WHAT IS NEEDED:
How many lines in the records below contain the string "sDel"? Answer with the number alone.
[Start of Attachment]
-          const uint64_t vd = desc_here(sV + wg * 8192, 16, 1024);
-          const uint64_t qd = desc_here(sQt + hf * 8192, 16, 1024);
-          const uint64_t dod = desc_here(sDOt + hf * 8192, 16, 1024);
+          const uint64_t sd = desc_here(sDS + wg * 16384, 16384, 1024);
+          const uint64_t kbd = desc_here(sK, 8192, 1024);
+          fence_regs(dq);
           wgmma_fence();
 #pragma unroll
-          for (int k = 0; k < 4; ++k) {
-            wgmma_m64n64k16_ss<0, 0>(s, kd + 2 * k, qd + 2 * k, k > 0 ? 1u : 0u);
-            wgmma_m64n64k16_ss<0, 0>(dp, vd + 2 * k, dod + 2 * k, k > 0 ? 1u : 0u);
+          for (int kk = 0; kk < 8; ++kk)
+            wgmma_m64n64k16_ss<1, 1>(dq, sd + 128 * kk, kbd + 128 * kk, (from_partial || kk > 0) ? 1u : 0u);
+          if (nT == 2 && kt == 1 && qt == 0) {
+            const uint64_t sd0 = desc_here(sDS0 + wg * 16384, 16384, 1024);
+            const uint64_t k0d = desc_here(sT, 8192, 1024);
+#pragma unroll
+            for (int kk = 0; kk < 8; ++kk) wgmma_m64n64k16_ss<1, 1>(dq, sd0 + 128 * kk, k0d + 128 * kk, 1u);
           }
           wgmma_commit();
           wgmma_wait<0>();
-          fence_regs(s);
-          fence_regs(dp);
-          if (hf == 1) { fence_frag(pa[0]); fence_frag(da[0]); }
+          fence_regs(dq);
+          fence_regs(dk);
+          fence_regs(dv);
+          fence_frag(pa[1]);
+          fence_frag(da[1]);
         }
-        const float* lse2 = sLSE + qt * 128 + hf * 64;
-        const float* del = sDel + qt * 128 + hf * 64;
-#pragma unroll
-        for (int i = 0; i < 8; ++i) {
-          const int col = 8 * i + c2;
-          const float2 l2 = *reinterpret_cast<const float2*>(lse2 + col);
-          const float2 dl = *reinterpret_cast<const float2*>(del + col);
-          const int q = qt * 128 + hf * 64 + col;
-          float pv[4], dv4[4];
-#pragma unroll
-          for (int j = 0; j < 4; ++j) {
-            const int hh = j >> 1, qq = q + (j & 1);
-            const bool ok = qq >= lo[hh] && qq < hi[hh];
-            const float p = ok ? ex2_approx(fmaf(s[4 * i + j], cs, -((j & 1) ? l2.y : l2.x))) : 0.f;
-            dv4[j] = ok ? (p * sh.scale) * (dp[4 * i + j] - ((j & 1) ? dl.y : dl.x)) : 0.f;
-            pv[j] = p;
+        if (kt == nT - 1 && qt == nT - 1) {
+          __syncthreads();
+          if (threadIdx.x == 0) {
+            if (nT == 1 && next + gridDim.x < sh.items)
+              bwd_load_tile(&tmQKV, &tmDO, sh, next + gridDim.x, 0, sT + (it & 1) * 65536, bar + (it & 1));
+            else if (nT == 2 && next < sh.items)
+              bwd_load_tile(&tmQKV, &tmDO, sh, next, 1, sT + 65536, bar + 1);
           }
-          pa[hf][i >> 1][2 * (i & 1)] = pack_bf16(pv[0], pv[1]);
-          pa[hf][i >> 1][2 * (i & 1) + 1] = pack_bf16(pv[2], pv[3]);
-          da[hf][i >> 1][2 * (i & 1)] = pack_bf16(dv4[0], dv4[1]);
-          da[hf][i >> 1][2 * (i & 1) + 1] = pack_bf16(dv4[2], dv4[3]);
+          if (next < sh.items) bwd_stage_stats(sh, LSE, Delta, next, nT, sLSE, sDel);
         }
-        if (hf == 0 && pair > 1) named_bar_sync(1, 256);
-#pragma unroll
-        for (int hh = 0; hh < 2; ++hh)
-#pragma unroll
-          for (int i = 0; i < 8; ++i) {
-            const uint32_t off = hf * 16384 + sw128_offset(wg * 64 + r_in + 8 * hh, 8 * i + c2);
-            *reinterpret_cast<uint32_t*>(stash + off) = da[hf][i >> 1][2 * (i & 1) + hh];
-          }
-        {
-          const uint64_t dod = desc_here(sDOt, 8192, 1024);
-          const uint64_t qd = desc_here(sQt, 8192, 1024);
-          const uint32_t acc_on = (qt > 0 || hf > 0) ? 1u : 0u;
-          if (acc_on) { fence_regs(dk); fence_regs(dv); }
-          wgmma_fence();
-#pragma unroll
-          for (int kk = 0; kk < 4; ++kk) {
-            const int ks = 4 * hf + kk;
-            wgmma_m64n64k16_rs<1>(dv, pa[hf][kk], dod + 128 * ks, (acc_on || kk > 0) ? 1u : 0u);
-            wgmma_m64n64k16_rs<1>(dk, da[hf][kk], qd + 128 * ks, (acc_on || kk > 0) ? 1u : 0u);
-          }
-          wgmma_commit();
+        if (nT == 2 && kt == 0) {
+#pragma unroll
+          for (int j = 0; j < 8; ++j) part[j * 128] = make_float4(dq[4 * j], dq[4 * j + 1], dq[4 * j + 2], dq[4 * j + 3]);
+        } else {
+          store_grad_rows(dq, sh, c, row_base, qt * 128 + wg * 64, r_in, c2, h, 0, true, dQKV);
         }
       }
[End of Attachment]
[Start of Attachment]
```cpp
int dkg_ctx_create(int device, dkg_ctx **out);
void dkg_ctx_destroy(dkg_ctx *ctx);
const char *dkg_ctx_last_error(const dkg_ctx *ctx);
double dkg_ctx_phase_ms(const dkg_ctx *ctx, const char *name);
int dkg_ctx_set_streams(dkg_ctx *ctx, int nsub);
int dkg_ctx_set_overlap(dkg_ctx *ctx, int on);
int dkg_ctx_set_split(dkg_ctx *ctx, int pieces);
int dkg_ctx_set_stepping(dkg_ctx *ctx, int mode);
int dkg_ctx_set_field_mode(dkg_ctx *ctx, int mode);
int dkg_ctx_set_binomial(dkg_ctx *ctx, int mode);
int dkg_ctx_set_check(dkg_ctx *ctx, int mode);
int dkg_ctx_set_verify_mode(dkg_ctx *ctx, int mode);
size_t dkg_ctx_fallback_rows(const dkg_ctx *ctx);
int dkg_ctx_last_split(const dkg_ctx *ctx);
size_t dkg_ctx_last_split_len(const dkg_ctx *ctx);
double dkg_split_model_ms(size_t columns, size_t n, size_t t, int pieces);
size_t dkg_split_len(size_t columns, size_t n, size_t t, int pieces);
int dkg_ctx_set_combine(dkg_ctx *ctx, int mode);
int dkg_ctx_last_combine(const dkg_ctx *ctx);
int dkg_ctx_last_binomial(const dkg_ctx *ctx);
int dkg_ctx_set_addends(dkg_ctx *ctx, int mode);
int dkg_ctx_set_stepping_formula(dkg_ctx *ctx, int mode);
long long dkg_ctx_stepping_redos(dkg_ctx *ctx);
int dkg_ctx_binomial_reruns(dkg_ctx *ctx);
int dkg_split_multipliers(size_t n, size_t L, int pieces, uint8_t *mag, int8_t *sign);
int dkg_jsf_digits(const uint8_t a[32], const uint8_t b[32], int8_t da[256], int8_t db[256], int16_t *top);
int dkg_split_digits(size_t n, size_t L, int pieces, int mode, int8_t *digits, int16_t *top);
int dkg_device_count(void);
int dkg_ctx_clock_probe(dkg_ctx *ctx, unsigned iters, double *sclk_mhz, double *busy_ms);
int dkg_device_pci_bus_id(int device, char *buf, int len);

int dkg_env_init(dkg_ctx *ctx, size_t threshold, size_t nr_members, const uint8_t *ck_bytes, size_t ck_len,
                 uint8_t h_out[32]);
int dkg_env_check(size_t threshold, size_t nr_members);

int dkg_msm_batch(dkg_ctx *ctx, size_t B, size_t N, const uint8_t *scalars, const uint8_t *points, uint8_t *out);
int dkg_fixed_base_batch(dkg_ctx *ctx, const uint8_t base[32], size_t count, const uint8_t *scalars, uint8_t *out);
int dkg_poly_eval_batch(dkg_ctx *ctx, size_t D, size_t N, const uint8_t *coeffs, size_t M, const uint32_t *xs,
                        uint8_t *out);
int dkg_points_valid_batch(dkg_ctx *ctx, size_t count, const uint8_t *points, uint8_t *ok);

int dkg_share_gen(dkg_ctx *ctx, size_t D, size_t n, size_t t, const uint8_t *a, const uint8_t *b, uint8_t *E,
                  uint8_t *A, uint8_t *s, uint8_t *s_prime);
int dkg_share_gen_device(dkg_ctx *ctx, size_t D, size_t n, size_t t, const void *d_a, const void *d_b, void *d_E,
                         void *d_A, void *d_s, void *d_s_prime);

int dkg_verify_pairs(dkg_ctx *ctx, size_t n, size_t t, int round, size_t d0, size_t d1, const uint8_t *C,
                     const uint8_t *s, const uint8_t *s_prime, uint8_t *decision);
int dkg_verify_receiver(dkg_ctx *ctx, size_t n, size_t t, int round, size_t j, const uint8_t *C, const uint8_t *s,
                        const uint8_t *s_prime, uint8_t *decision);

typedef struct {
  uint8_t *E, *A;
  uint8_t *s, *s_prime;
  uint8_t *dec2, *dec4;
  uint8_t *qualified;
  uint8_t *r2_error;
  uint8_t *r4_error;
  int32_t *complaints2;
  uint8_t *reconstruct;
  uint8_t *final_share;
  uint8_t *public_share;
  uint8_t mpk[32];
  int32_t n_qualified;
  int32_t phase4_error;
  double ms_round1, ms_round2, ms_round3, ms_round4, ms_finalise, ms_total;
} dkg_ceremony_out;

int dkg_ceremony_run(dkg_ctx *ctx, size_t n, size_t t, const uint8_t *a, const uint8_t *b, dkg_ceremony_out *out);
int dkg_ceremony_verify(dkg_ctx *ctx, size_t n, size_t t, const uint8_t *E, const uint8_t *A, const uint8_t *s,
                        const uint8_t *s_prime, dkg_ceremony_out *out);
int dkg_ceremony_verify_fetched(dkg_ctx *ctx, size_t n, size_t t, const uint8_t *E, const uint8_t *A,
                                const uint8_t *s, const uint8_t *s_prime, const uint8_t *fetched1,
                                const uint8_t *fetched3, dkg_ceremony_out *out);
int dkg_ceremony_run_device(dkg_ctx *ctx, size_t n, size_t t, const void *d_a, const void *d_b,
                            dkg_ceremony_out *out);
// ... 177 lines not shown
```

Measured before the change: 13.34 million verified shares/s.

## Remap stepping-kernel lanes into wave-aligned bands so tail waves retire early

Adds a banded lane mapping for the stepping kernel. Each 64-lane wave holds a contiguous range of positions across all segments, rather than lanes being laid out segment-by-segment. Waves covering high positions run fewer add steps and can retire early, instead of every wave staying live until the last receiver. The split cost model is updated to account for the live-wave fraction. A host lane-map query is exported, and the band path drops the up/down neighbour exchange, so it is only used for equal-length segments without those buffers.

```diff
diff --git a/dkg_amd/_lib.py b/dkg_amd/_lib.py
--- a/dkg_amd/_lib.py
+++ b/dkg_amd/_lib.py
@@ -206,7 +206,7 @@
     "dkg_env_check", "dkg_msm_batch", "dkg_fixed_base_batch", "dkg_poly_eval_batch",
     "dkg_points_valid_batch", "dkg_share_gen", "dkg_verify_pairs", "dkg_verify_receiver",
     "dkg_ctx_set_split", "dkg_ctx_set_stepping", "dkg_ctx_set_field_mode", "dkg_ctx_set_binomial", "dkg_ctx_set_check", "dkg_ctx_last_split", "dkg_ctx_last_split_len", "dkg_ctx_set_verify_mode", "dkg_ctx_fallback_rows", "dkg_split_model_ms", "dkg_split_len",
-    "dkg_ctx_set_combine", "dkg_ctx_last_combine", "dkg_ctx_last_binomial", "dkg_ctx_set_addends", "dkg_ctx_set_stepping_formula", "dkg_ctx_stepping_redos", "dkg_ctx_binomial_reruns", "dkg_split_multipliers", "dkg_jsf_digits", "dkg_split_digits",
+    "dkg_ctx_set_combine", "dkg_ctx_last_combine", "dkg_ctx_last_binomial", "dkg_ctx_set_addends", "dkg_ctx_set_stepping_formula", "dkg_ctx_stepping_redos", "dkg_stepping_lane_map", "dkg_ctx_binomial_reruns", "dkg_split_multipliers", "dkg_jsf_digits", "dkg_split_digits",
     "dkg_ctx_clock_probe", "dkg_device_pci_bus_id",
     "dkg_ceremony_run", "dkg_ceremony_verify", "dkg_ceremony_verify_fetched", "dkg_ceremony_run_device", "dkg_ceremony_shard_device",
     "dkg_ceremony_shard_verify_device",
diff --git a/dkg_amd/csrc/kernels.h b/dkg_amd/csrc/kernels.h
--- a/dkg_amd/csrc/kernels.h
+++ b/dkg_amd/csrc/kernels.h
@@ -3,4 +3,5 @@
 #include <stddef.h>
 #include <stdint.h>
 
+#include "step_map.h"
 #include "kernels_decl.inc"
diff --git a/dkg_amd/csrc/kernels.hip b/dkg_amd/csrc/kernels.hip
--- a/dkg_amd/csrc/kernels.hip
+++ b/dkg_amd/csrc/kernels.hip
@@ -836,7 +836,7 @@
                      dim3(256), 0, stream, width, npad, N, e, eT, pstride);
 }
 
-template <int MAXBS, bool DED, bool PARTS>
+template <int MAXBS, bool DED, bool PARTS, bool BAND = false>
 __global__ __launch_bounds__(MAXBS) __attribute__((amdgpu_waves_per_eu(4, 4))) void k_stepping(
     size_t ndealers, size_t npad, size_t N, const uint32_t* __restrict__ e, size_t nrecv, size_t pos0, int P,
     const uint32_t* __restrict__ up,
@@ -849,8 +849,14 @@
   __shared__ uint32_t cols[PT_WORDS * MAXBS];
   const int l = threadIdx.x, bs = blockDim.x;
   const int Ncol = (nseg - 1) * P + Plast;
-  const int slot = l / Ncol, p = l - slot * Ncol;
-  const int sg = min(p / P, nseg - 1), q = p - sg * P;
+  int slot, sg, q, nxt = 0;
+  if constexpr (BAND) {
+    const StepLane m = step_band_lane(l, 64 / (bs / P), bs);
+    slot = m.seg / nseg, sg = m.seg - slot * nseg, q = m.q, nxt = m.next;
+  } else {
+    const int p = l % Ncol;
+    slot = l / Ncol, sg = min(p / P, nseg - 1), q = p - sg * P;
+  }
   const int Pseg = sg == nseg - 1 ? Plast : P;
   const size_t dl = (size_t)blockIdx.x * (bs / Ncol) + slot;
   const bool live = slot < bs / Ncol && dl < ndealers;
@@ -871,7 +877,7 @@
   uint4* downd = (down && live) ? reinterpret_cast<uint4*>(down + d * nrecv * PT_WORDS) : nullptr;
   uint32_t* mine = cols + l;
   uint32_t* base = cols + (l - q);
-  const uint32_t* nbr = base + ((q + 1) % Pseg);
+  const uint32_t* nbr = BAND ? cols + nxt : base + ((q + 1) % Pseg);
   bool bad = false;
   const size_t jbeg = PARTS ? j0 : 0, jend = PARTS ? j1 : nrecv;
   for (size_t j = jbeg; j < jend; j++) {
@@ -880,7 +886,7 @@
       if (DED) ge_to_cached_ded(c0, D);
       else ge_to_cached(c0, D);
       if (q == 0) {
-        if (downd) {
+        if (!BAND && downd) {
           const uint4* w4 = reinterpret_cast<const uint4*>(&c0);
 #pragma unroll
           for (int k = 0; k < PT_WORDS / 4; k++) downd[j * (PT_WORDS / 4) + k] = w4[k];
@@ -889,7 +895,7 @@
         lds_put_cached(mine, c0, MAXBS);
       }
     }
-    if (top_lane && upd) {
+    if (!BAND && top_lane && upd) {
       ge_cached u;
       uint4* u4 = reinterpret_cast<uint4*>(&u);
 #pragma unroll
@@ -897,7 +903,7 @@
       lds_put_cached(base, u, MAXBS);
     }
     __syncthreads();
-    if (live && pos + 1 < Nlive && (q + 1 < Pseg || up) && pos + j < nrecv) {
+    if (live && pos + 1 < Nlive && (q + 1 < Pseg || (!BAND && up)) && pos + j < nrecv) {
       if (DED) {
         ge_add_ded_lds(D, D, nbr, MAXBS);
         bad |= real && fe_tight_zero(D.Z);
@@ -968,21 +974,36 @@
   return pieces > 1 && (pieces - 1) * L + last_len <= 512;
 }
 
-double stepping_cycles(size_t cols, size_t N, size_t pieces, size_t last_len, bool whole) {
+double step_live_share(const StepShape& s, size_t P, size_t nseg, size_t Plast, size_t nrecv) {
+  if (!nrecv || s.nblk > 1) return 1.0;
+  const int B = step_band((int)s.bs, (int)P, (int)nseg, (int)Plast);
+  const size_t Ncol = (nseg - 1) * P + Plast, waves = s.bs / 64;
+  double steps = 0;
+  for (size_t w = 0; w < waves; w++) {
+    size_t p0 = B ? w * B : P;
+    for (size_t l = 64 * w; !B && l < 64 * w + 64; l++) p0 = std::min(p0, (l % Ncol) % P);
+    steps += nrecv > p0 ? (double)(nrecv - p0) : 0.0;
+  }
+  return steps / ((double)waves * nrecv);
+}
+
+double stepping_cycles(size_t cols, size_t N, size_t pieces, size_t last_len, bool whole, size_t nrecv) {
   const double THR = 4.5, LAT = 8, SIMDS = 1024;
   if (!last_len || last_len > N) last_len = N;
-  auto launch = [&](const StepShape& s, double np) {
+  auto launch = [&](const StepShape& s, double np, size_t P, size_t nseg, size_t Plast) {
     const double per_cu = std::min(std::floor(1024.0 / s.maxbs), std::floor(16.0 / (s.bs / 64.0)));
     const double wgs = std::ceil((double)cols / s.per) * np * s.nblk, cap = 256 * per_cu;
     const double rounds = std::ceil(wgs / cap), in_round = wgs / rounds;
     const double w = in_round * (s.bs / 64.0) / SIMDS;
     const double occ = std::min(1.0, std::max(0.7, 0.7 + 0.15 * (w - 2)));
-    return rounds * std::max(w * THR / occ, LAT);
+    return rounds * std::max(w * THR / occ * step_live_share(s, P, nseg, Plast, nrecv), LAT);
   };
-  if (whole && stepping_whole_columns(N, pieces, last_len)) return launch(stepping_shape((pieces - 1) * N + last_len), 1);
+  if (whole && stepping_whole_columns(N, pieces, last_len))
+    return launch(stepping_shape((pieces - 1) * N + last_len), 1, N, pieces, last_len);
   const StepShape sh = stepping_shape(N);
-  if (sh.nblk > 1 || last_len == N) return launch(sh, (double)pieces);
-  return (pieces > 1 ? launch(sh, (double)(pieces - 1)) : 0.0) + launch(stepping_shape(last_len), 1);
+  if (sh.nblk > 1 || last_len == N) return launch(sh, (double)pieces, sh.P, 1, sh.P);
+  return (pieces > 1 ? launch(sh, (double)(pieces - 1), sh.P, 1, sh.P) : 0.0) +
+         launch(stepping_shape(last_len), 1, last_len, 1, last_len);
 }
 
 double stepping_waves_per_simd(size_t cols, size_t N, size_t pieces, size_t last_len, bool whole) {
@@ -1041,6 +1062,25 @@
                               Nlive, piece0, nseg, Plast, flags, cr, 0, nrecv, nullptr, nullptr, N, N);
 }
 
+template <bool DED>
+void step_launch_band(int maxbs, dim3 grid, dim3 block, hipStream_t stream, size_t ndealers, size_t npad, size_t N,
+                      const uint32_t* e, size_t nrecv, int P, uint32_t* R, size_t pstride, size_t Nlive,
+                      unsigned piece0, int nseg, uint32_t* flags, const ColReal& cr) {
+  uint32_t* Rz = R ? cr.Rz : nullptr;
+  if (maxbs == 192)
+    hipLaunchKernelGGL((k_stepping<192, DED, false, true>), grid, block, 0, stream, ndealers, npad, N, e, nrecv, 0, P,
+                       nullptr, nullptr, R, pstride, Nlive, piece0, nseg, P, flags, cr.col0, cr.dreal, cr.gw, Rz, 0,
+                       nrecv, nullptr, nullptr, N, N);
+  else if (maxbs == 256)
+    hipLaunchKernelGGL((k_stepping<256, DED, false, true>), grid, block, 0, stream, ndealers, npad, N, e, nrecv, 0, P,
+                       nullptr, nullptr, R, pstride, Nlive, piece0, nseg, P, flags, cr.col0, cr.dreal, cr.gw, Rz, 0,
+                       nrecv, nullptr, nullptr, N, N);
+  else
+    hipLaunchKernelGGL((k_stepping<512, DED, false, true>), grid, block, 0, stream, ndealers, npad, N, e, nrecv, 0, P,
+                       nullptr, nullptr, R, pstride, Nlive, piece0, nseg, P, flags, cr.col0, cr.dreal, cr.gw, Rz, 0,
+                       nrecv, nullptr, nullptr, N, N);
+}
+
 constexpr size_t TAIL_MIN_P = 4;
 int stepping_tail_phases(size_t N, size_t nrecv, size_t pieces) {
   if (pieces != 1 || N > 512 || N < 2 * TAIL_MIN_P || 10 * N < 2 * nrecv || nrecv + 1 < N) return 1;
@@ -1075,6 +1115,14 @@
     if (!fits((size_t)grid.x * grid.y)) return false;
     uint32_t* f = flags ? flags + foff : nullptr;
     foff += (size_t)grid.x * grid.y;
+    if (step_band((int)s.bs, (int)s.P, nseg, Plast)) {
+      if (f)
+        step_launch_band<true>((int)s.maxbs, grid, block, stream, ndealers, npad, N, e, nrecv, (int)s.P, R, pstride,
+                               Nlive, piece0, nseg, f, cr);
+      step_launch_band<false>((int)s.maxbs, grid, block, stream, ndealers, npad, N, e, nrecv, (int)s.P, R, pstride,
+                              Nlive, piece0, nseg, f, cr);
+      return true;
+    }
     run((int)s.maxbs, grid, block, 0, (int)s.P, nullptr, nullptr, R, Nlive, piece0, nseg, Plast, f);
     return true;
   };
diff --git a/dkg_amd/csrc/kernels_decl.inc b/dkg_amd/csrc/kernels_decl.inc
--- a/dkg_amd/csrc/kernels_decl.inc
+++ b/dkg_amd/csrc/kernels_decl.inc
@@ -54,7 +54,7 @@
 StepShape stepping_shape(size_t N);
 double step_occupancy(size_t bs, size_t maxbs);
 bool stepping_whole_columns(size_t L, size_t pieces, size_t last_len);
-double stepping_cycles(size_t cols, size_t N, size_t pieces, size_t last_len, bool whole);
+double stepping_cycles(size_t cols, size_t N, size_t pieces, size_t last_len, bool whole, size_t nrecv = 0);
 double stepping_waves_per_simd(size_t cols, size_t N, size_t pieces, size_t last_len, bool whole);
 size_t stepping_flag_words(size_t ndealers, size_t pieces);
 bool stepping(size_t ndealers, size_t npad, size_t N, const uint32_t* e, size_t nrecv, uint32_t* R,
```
[End of Attachment]
ANSWER TO THIS TASK:
2